他谨记师兄的告诫,对贺仪礼物,寻常笔墨、书籍、土仪等,客气收下,并详细记录;但凡涉及金银珠宝、房契地契等贵重之物,一概婉言谢绝。言谈之间,保持谦逊低调,只将成绩归功于师长教诲、朝廷恩典与侥幸,对自己文章的具体内容及殿试打算,则三缄其口。
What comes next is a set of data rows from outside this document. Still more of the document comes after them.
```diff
@@ -328,7 +351,11 @@
     int32_t hx_nblk;
     int32_t threads;
     unsigned long long* trace;
-};
+    int64_t prio_off[kFullPrio];
+};
+inline void k1_row_offsets(K1Args& a) {
+    for (int k = 0; k < kFullPrio; ++k) a.prio_off[k] = k < a.pol.npr ? (int64_t)a.pol.prio_slot[k] * a.N : 0;
+}
 hipError_t launch_node_pass(int shape, const K1Args& a, hipStream_t st, const K1Step* step = nullptr,
                             int stream = 0);
 hipError_t launch_stream_steps(int pd, int pr, const K1Args& a, const K1Step& sa, hipStream_t st);
diff --git a/crane-scheduler_amd/csrc/step.hip b/crane-scheduler_amd/csrc/step.hip
--- a/crane-scheduler_amd/csrc/step.hip
+++ b/crane-scheduler_amd/csrc/step.hip
@@ -632,7 +632,7 @@
     const K1Step ks = k1 ? *s.ks : K1Step{};
     const HotDelta d = delta ? *s.d : HotDelta{};
     const PodPrep pp = pods ? *s.pods : PodPrep{};
-    const bool full = K1S_FULL && k1 && a.pol.npd == 4 && a.pol.npr == 6 && a.pol.n_win == kFullWin;
+    const bool full = K1S_FULL && k1 && k1_full_policy(a.pol);
     static const hipError_t attr[2] = {
         hipFuncSetAttribute((const void*)step_one_launch<false>, hipFuncAttributeMaxDynamicSharedMemorySize,
                             (int)kStepOneLds),
diff --git a/include/crane_dyn.h b/include/crane_dyn.h
--- a/include/crane_dyn.h
+++ b/include/crane_dyn.h
@@ -137,6 +137,9 @@
 
 int crane_dyn_set_option(crane_dyn *h, const char *name, int64_t value);
 int64_t crane_dyn_debug_trace(crane_dyn *h, int32_t which, int64_t max, uint64_t *out);
+int32_t crane_dyn_k1_alias(const crane_dyn *h, int32_t max, int32_t *alias, int32_t *n_active);
+int crane_k1_alias_rows(int32_t n_pred, const int32_t *pred_row, const int64_t *pred_dur_ns, int32_t n_prio,
+                        const int32_t *prio_row, const int64_t *prio_dur_ns, int32_t *alias);
 
 typedef struct crane_dyn_group crane_dyn_group;
 int crane_shard_range(int64_t n_nodes, int32_t n_shards, int32_t shard, int64_t *lo, int64_t *hi);
```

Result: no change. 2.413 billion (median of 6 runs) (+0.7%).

他首先郑重地去杜仲衡和徐老宗伯府上拜谢。杜仲衡见他高中第九,眼中讶色一闪而过,随即恢复平淡,只点点头:“不错。殿试在即,戒骄戒躁,文章贵在‘稳’与‘实’,莫要因求奇而失正。” 徐老宗伯则捻须微笑,拍着他的肩膀:“好孩子,没给你师父丢脸。殿试之上,天子临轩,气象万千。届时不必慌张,只当是又一次与长者答问,将你胸中所学、心中所想,清晰道出即可。记住,‘诚’字最要紧。”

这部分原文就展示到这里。